- **Directions**
Each line of the listing that includes the string "nullptr" needs to be located and copied.

- **Source information**
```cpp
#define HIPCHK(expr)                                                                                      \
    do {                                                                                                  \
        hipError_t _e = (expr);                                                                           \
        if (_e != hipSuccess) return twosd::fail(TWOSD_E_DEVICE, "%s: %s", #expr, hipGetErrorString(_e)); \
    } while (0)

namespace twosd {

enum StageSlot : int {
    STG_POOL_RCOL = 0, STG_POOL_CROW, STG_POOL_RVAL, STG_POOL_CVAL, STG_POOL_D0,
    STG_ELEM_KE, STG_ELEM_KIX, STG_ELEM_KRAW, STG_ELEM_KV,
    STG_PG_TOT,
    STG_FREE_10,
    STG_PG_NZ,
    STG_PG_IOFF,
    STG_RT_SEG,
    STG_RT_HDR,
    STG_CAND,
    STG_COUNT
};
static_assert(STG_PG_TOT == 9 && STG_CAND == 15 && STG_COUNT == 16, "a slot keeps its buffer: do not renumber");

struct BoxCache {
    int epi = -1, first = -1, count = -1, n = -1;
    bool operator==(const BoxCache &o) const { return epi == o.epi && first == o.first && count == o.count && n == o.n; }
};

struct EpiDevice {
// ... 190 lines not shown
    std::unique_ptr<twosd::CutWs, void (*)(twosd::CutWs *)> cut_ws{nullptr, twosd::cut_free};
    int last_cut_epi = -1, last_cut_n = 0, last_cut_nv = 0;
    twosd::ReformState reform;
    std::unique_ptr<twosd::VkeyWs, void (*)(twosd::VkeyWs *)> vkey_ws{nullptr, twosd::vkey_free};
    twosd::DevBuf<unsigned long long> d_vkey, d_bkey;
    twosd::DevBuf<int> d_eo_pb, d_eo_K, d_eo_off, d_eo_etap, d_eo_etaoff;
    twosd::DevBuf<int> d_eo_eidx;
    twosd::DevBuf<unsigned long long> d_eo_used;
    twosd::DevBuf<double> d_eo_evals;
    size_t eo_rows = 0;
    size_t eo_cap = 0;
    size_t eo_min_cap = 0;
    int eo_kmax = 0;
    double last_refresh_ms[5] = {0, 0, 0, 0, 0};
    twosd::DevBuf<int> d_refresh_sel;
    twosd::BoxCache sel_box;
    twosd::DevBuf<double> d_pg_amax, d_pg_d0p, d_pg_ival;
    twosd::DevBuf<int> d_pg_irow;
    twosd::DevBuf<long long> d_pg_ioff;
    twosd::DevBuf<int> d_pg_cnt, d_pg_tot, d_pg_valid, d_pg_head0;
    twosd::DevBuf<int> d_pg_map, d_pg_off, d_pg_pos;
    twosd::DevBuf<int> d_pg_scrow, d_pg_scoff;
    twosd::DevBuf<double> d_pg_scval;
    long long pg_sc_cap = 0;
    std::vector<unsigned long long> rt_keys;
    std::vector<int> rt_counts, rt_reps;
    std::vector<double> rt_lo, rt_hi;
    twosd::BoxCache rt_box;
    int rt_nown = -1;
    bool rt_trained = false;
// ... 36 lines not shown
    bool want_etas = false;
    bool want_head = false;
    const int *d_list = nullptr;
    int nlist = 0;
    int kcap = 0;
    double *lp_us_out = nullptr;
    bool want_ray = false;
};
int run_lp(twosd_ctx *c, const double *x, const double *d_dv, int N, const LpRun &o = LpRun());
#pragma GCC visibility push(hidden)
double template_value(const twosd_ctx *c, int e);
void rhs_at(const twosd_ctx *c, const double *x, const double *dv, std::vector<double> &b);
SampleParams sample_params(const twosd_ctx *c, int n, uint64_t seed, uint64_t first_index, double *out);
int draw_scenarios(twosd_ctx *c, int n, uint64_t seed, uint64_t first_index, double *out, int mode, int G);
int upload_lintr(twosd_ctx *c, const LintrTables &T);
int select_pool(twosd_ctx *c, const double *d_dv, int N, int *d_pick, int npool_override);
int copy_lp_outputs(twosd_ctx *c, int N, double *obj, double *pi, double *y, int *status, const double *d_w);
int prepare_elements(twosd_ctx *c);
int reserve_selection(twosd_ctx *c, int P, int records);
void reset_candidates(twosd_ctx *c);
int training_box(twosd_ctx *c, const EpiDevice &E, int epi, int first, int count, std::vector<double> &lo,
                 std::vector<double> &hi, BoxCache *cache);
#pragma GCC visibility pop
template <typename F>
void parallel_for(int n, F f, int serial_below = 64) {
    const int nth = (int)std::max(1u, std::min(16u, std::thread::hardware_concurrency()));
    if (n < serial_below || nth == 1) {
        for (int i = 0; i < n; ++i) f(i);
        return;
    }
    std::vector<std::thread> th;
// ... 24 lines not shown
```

- **Answer box**
    std::unique_ptr<twosd::CutWs, void (*)(twosd::CutWs *)> cut_ws{nullptr, twosd::cut_free};
    std::unique_ptr<twosd::VkeyWs, void (*)(twosd::VkeyWs *)> vkey_ws{nullptr, twosd::vkey_free};
    const int *d_list = nullptr;
    double *lp_us_out = nullptr;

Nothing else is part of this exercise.